Kepala daerah dipilih secara langsung oleh masyarakat kalau tidak bisa bekerja, menurut dia, malah tidak ada gunanya. "Hari ini kami menemukan banyak tipe kepala daerah yang seperti ini," tuturnya.
Meski demikian, perubahan mekanisme pemilihan kepala daerah ini dinilai tidak mudah. Ia beralasan, perlu revisi UU dan peraturan-peraturan turunannya. Kalau mau mudah, semua pihak harus melakukan pemetaan terhadap aspek-aspek pemilu yang perlu diubah. Sebelum membahas UU, pemetaan tersebut telah selesai dan dipahami semua pihak. "Karena ini dari Presiden, paling tidak persetujuan akan perubahan itu telah didapat 50 persen. Tinggal menunggu persetujuan partai-partai di DPR. Itu juga mungkin tidak sulit sebab hampir semua parpol ada bersama koalisi pemerintah," katanya.
Saleh menambahkan, "Yang jelas PAN akan ikut mengkaji dan melakukan simulasi. PAN juga tidak mau cost politics menjadi sangat tinggi dengan sistem yang ada saat ini. Tidak sehat dalam menjaga kualitas demokrasi."
Sementara itu, Menteri Hukum RI, Supratman Andi Agtas, mengatakan, wacana pemilihan kepala daerah dilakukan oleh Dewan Perwakilan Rakyat Daerah (DPRD) perlu dipertimbangkan dan dikaji.
"Saya rasa itu wacana yang baik yang perlu kita pertimbangkan ya. Pertama pemilihan kepala daerah di Undang-Undang Dasar maupun di Undang-Undang Pemilu itu kan diksinya adalah dipilih secara demokratis, dipilih secara demokratis itu kan tidak berarti harus semuanya Pilkada langsung," ujar Supratman di Istana Kepresidenan Jakarta, Jumat (14/12/2024).

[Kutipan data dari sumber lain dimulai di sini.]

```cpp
template <int NW>
__device__ __forceinline__ void dma_vec(float* lds, const float* g, int n512) {
  const int wave = __builtin_amdgcn_readfirstlane(threadIdx.x >> 6);
  const int lane = threadIdx.x & 63;
  const __amdgpu_buffer_rsrc_t r = buf_rsrc(g);
  if (lane < 32)
    for (int i = wave; i < n512; i += NW)
      __builtin_amdgcn_raw_ptr_buffer_load_lds(
          r, (__attribute__((address_space(3))) void*)(reinterpret_cast<char*>(lds) + i * 512), 16, lane * 16, i * 512, 0, 0);
}

template <typename T, int NW, bool DBUF, int CAP, int VCAP = 0>
struct WPipe {
  static_assert(NW >= 1 && NW <= 16, "waves per block");
  static_assert((CAP * BLK * (int)sizeof(T)) % 1024 == 0, "a stage is whole 1-KiB LDS-DMA pieces");
  static_assert(VCAP % 128 == 0, "bias vectors are whole 512-B pieces");
  static constexpr int SLOT_BYTES = CAP * BLK * (int)sizeof(T) + VCAP * 4;
  char* base;
  int cur;
  const T* pend;
  int pend_n;
  const float* pendv;
  int pendv_n;
  __device__ explicit WPipe(void* lds)
      : base(reinterpret_cast<char*>(lds)), cur(0), pend(nullptr), pend_n(0), pendv(nullptr), pendv_n(0) {}
  __device__ __forceinline__ T* slot_w(int s) const { return reinterpret_cast<T*>(base + (DBUF ? s : 0) * SLOT_BYTES); }
  __device__ __forceinline__ float* slot_v(int s) const {
    return reinterpret_cast<float*>(base + (DBUF ? s : 0) * SLOT_BYTES + CAP * BLK * (int)sizeof(T));
  }
  __device__ __forceinline__ void issue(const T* g, int nblk, const float* gv = nullptr, int nvec = 0) {
    if constexpr (DBUF) {
      dma_blocks<NW>(slot_w(cur ^ 1), g, nblk);
      if (gv) dma_vec<NW>(slot_v(cur ^ 1), gv, nvec / 128);
    } else {
      pend = g;
      pend_n = nblk;
      pendv = gv;
      pendv_n = nvec;
    }
  }
  __device__ __forceinline__ const T* next() {
    if constexpr (DBUF) {
      lds_dma_wait();
      __syncthreads();
      cur ^= 1;
    } else {
      __syncthreads();
      dma_blocks<NW>(slot_w(0), pend, pend_n);
      if (pendv) dma_vec<NW>(slot_v(0), pendv, pendv_n / 128);
      lds_dma_wait();
      __syncthreads();
    }
    return slot_w(cur);
  }
  __device__ __forceinline__ const T* w() const { return slot_w(cur); }
  __device__ __forceinline__ const float* v() const { return slot_v(cur); }
};

template <int NW_>
struct KernelGeo {
  static_assert(NW_ >= 1 && NW_ <= 16, "waves per block");
  static constexpr int NW = NW_;
  static constexpr int THREADS = 64 * NW_;
  static constexpr int ROWS = ROWS_PER_WAVE * NW_;
};

template <typename T>
__device__ __forceinline__ void stage(T* lds, const T* g, int nblk) {
  __syncthreads();
  dma_blocks<WAVES>(lds, g, nblk);
  lds_dma_wait();
  __syncthreads();
}

template <int NB>
__device__ __forceinline__ float head_sum(const Act<NB>& a, int h) {
  float s = 0.f;
#pragma unroll
  for (int r = 0; r < 4; ++r) s += a.v[2 * h][r];
#pragma unroll
  for (int r = 0; r < 4; ++r) s += a.v[2 * h + 1][r];
  s += __shfl_xor(s, 16);
  s += __shfl_xor(s, 32);
  return s;
}

}
```

deepinteract_amd/csrc/geot_edge.hip:

```cpp
#include "geot.h"
#include "mfma32.h"

namespace di {

__constant__ int EL_ORDER[25] = {
    EL_S0, EL_UP, EL_OM,
    EL_RES + 0 * MAT128, EL_RES + 1 * MAT128, EL_RES + 2 * MAT128,
    EL_RES + 3 * MAT128, EL_RES + 4 * MAT128, EL_RES + 5 * MAT128,
    EL_RC,
    EL_RES + 6 * MAT128, EL_RES + 7 * MAT128, EL_RES + 8 * MAT128,
    EL_RES + 9 * MAT128, EL_RES + 10 * MAT128, EL_RES + 11 * MAT128,
    EL_FG, EL_F, EL_P,
    EL_OE, EL_F1, EL_F2, EL_F1 + MAT128, EL_F2 + MAT128, EL_NN};
__constant__ int EL_SIZE[25] = {36, 16, 32, 32, 32, 32, 32, 32, 32, 32, 32, 32, 32,
                                32, 32, 32, 8, 32, 32, 32, 32, 32, 32, 32, 32};
__constant__ int EL_VEC[25] = {-1, ELV_OM, -1,
                               ELV_RES + 0 * 128, ELV_RES + 1 * 128, ELV_RES + 2 * 128,
                               ELV_RES + 3 * 128, ELV_RES + 4 * 128, ELV_RES + 5 * 128,
                               ELV_RC,
                               ELV_RES + 6 * 128, ELV_RES + 7 * 128, ELV_RES + 8 * 128,
                               ELV_RES + 9 * 128, ELV_RES + 10 * 128, ELV_RES + 11 * 128,
                               -1, ELV_F, ELV_P,
                               ELV_OE, ELV_F1, -1, ELV_F1 + 128, -1, ELV_NN};
constexpr int EL_NSTAGE_CONF = 18, EL_NSTAGE_FINAL = 19, EL_NSTAGE = 25;
// ... 271 lines not shown
  });
  pin(x);
}
template <class FB>
__device__ __forceinline__ void x32_f_residual_blk(X32<4>& x, const u16* w, const float* v, FB&& fblk, int lane, int h) {
  P32<8> op;
  make_op32(op, x);
  X32<4> y;
  lin32_pipe<8>(y, op, w, v, lane, h, [&](int b) {
    silu2_blk(y.v[b]);
    const R32<1> fr = fblk(b);
#pragma unroll
    for (int q = 0; q < 4; ++q) set_quad(x.v[b], q, unpack4(fr.u[q]) + silu2_unit<true>() * quad(y.v[b], q));
  });
  pin(x);
}


template <int CTRL, int ROW_MASK>
__device__ __forceinline__ void fold_step(X32<4>& s, floatx4& z, int d) {
  const bool same = __builtin_amdgcn_update_dpp(-2, d, CTRL, ROW_MASK, 0xf, false) == d;
  auto mv = [](float x) {
    return __builtin_bit_cast(float, __builtin_amdgcn_update_dpp(0, __builtin_bit_cast(int, x), CTRL, ROW_MASK, 0xf,
                                                                  false));
  };
#pragma unroll
  for (int b = 0; b < 4; ++b) {
#pragma unroll
    for (int k = 0; k < 16; ++k) {
      const float t = mv(s.v[b][k]);
      s.v[b][k] += same ? t : 0.f;
    }
    const float t = mv(z[b]);
    z[b] += same ? t : 0.f;
  }
}

__device__ __forceinline__ void edge_attn_fold(const EdgeArgs& a, int e, bool valid, int lane, int h, floatx4 al,
                                               int d, const R32<4>& vr, int2 ip) {
  if (!valid) {
    d = -1;
    al = (floatx4){0.f, 0.f, 0.f, 0.f};
  }
  X32<4> s;
#pragma unroll
  for (int b = 0; b < 4; ++b)
#pragma unroll
    for (int q = 0; q < 4; ++q) set_quad(s.v[b], q, al[b] * unpack4(vr.u[4 * b + q]));
  floatx4 z = al;
  fold_step<0x111, 0xf>(s, z, d);
  fold_step<0x112, 0xf>(s, z, d);
  fold_step<0x114, 0xf>(s, z, d);
  fold_step<0x118, 0xf>(s, z, d);
  fold_step<0x142, 0xa>(s, z, d);
  const int dnext = __shfl_down(d, 1, 32);
  if (!valid || ((lane & 31) != 31 && dnext == d)) return;
  const int t = e / FOLD_ROWS, t0 = ip.x / FOLD_ROWS, t1 = (ip.y - 1) / FOLD_ROWS;
  if (t0 == t1) {
    float* row = a.attn_out + (int64_t)d * HID;
#pragma unroll
    for (int b = 0; b < 4; ++b) {
      const float den = z[b] + 1e-6f;
#pragma unroll
      for (int q = 0; q < 4; ++q) {
        const floatx4 x = quad(s.v[b], q);
        st4(row + 32 * b + 8 * q + 4 * h, (floatx4){x[0] / den, x[1] / den, x[2] / den, x[3] / den});
      }
    }
  } else {
    float* p = a.attn_parts + ((int64_t)t * 2 + (t == t0 ? 1 : 0)) * FOLD_PART;
#pragma unroll
    for (int b = 0; b < 4; ++b)
#pragma unroll
      for (int q = 0; q < 4; ++q) st4(p + 32 * b + 8 * q + 4 * h, quad(s.v[b], q));
    if (h == 0) st4(p + HID, z);
  }
}

template <int MODE, bool GC, bool Z0, class ST>
__device__ __forceinline__ void edge_x32_tile(const EdgeArgs& a, ST& st, int e, bool valid, int lane, int h,
                                              const u16* wc2) {
  constexpr bool FINAL = MODE == 1;
  static_assert(!Z0 || (GC && !FINAL), "the z0 form is the non-final DI_GRAPH_GEO_REF layer 0");
  const u16* f_row = reinterpret_cast<const u16*>(a.f_in) + (int64_t)e * HID;
  const u16* qkv = reinterpret_cast<const u16*>(a.qkv);

  P32<2> gop;
  {
    const float* grow = a.edge_f + (int64_t)e * NFEAT_E;
    X32<1> geo;
#pragma unroll
    for (int q = 0; q < 4; ++q) {
      const int f = 8 * q + 4 * h;
      set_quad(geo.v[0], q, f < NFEAT_E ? ld4(grow + f) : (floatx4){0.f, 0.f, 0.f, 0.f});
    }
    make_op32(gop, geo);
  }
  X32<4> x;
  R32<4> fr;
  P32<2> zop;
  auto f0 = [&](int b) { return f0_blk(wc2, zop, b, lane); };
  (void)f0;
  const u16* w;
  if constexpr (Z0) {
    load_z0(zop, reinterpret_cast<const u16*>(a.f_in), e, h);
    w = st.next([&] { asm volatile("" ::"v"(zop.f[0]), "v"(zop.f[1])); });
    init_vec32_lds(x, st.v(), h);
  } else if constexpr (GC) {
    fr.load(f_row, h);
    w = st.next([&] { settle(fr); });
    init_vec32_lds(x, st.v(), h);
  } else {
    const u16* fn_in = reinterpret_cast<const u16*>(a.fn_in);
    const int4 nb = *reinterpret_cast<const int4*>(a.nbr + (int64_t)e * 4);
    R32<4> xn;
    xn.load(fn_in + (int64_t)nb.x * HID, h);
    w = st.next();
    X32<2> gate;
    {
      X32<2> t1;
      zero(gate);
      mma32<2, 2>(gate, gop, w + 8 * BLK, lane);
      zero(t1);
      mma32<2, 2>(t1, gop, w + 12 * BLK, lane);
#pragma unroll
      for (int b = 0; b < 2; ++b) gate.v[b] *= t1.v[b];
      zero(t1);
      mma32<2, 2>(t1, gop, w + 16 * BLK, lane);
#pragma unroll
      for (int b = 0; b < 2; ++b) gate.v[b] *= t1.v[b];
      pin(gate);
    }
    X32<2> s;
    zero(s);
#pragma unroll
    for (int j = 0; j < 4; ++j) {
      P32<8> xop;
#pragma unroll
      for (int b = 0; b < 4; ++b) {
        asm volatile("" ::: "memory");
        floatx16 dg = {};
        dg = mfma32(afrag(w, 2 * b, lane), gop.f[0], dg);
        dg = mfma32(afrag(w, 2 * b + 1, lane), gop.f[1], dg);
#pragma unroll
        for (int t = 0; t < 2; ++t) {
          asm volatile("" : "+v"(xn.u[4 * b + 2 * t]), "+v"(xn.u[4 * b + 2 * t + 1]));
          const floatx4 lo = unpack4(xn.u[4 * b + 2 * t]) * quad(dg, 2 * t);
          const floatx4 hi = unpack4(xn.u[4 * b + 2 * t + 1]) * quad(dg, 2 * t + 1);
          const uint4 u = {pack_bf16x2(lo[0], lo[1]), pack_bf16x2(lo[2], lo[3]), pack_bf16x2(hi[0], hi[1]),
                           pack_bf16x2(hi[2], hi[3])};
          xop.f[2 * b + t] = __builtin_bit_cast(bf16x8, u);
        }
      }
      if (j < 3) {
        const int nx = j == 0 ? nb.y : (j == 1 ? nb.z : nb.w);
        xn.load(fn_in + (int64_t)nx * HID, h);
      }
      X32<2> y;
      zero(y);
      mma32<2, 8>(y, xop, w + 20 * BLK, lane);
#pragma unroll
      for (int b = 0; b < 2; ++b)
#pragma unroll
        for (int k = 0; k < 16; ++k) s.v[b][k] += silu2<true>(y.v[b][k]) * gate.v[b][k];
      pin(s);
    }
    w = st.next();
    {
      P32<4> sop;
      make_op32(sop, s);
      zero(x);
      mma32<4, 4>(x, sop, w, lane);
      X32<4> bo;
      init_vec32_lds(bo, st.v(), h);
#pragma unroll
      for (int b = 0; b < 4; ++b) {
        silu2_blk(x.v[b]);
        x.v[b] = silu2_unit<true>() * x.v[b] + bo.v[b];
      }
      pin(x);
    }
    fr.load(f_row, h);
    w = st.next([&] { settle(fr); });
  }
  {
    P32<8> fop;
    if constexpr (Z0) {
#pragma unroll
      for (int b = 0; b < 4; ++b) {
        lean_fence();
        P32<2> o;
        raw_op32(o, f0(b));
        fop.f[2 * b] = o.f[0];
        fop.f[2 * b + 1] = o.f[1];
        asm volatile("" : "+v"(fop.f[2 * b]), "+v"(fop.f[2 * b + 1]));
      }
    } else {
      raw_op32(fop, fr);
    }
    mma32<4, 8>(x, fop, w, lane);
    pin(x);
  }
  x32_res_block(x, st, lane, h);
  x32_res_block(x, st, lane, h);
  if constexpr (!Z0) fr.load(f_row, h);
  w = st.next([&] { if constexpr (!Z0) settle(fr); });
  if constexpr (Z0) x32_f_residual_blk(x, w, st.v(), f0, lane, h);
  else x32_f_residual(x, w, st.v(), fr, lane, h);
  x32_res_block(x, st, lane, h);
  x32_res_block(x, st, lane, h);
  w = st.next();
  {
    X32<4> fg;
    zero(fg);
    mma32<4, 2>(fg, gop, w, lane);
#pragma unroll
    for (int b = 0; b < 4; ++b) x.v[b] *= fg.v[b];
    pin(x);
  }
  if constexpr (!Z0) fr.load(f_row, h);
  w = st.next([&] { if constexpr (!Z0) settle(fr); });
  if constexpr (Z0) x32_f_residual_blk(x, w, st.v(), f0, lane, h);
  else x32_f_residual(x, w, st.v(), fr, lane, h);

  R32<4> kr, qr;
  const int sn = a.src[e], dn = a.dst[e];
  kr.load(qkv + (int64_t)sn * 3 * HID + HID, h);
  qr.load(qkv + (int64_t)dn * 3 * HID, h);
  const bool fold = !Z0 && a.attn_out != nullptr;
  R32<4> vr;
  int2 ip = {0, 0};
  auto fold_loads = [&] {
    vr.load(qkv + (int64_t)sn * 3 * HID + 2 * HID, h);
    ip = *reinterpret_cast<const int2*>(a.in_ptr + dn);
  };
  if (GC && fold) fold_loads();
  w = st.next([&] {
    settle(kr);
    settle(qr);
    if (GC && fold) {
      settle(vr);
      asm volatile("" ::"v"(ip.x), "v"(ip.y));
    }
  });
  X32<4> p;
  {
    P32<8> xop;
    make_op32(xop, x);
    init_vec32_lds(p, st.v(), h);
    mma32<4, 8>(p, xop, w, lane);
  }
  floatx4 al;
#pragma unroll
  for (int b = 0; b < 4; ++b) {
    float sum = 0.f;
#pragma unroll
    for (int q = 0; q < 4; ++q) {
      const floatx4 kq = unpack4(kr.u[4 * b + q]), qd = unpack4(qr.u[4 * b + q]);
#pragma unroll
      for (int i = 0; i < 4; ++i) {
        float sc = (kq[i] * qd[i]) * (1.0f / 5.656854249492381f);
        sc = fminf(fmaxf(sc, -5.f), 5.f);
        const float pv = sc * p.v[b][4 * q + i];
        p.v[b][4 * q + i] = pv;
        sum += pv;
      }
    }
    sum += __shfl_xor(sum, 32);
    al[b] = expf_<true>(fminf(fmaxf(sum, -5.f), 5.f));
  }
  if (valid && h == 0 && a.alpha_out != nullptr) st4(a.alpha_out + (int64_t)e * 4, al);
  if (!GC && fold) fold_loads();
  if constexpr (FINAL) {
    if (fold) edge_attn_fold(a, e, valid, lane, h, al, dn, vr, ip);
  } else {
    P32<8> pop;
    make_op32(pop, p);
    pin(pop);
    if (fold) edge_attn_fold(a, e, valid, lane, h, al, dn, vr, ip);
    if constexpr (!Z0) fr.load(f_row, h);
    w = st.next([&] { if constexpr (!Z0) settle(fr); });
    X32<4> e1;
    init_vec32_lds(e1, st.v(), h);
    mma32<4, 8>(e1, pop, w, lane);
#pragma unroll
    for (int b = 0; b < 4; ++b) {
      R32<1> fb;
      if constexpr (Z0) {
        lean_fence();
        fb = f0(b);
      } else {
#pragma unroll
        for (int q = 0; q < 4; ++q) fb.u[q] = fr.u[4 * b + q];
      }
#pragma unroll
      for (int q = 0; q < 4; ++q) set_quad(e1.v[b], q, quad(e1.v[b], q) + unpack4(fb.u[q]));
    }
    pin(e1);
    P32<8> eop;
    make_op32(eop, e1);
    pin(eop);
#pragma unroll 1
    for (int half = 0; half < 2; ++half) {
      w = st.next();
      X32<4> t;
      P32<8> top;
      lin32_pipe<8>(t, eop, w, st.v(), lane, h, [&](int b) {
        silu2_blk(t.v[b]);
        pack_blk(top.f[2 * b], top.f[2 * b + 1], t.v[b]);
      });
      pin(top);
      w = st.next();
      mma32<4, 8>(e1, top, w, lane);
      pin(e1);
    }
    if (valid) store_row32(e1, reinterpret_cast<u16*>(a.f_out) + (int64_t)e * HID, h);
    if constexpr (GC) return;
    make_op32(eop, e1);
    w = st.next();
    X32<4> fn;
    init_vec32_lds(fn, st.v(), h);
    mma32<4, 8>(fn, eop, w, lane);
#pragma unroll
    for (int b = 0; b < 4; ++b) silu_blk(fn.v[b]);
    if (valid) store_row32(fn, reinterpret_cast<u16*>(a.fn_out) + (int64_t)e * HID, h);
  }
}
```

Selain itu, wacana tersebut juga menyangkut soal efisiensi dalam penyelenggaraan pilkada, serta aspek sosial dan kerawanan pilkada. "Saya pikir ini menjadi wacana yang patut dipertimbangkan. Presiden merespons itu dalam kaitan usulan dari Ketua Umum Partai Golkar tapi sesungguhnya usulan ini sudah lama dibicarakan di tingkat partai politik ya dan hari ini saya melihat trennya positif sambutan dari masyarakat," kata dia.
Supratman yang juga merupakan politikus Partai Gerindra itu berharap wacana tersebut dapat terus bergulir agar Indonesia bisa mencari sebuah pola demokrasi yang sesuai dengan semangat para pendiri bangsa. Supratman pun membantah wacana pilkada oleh DPRD sebagai kemunduran demokrasi, karena menurutnya hal itu tergantung pada kebutuhan.
"Sekali lagi bahwa pilkada kita kan bukan pilkada yang kita harapkan yang prosedural semata, tetapi substansinya. Kalau kemudian ternyata itu menimbulkan efek atau gejolak di masyarakat, kemudian terjadi inefisiensi, uang negara habis dan ternyata juga hasilnya tidak maksimal, tentu perlu kajian yang lebih dalam," jelasnya.
Oleh karena itu, Supratman meminta publik memberikan kesempatan kepada pemerintah termasuk kepada partai-partai politik untuk melakukan kajian. "Dan ini saya pikir kan masih lama. Pilkada kita maupun pemilu kita di tahun 2029 masih panjang ya," ujar dia.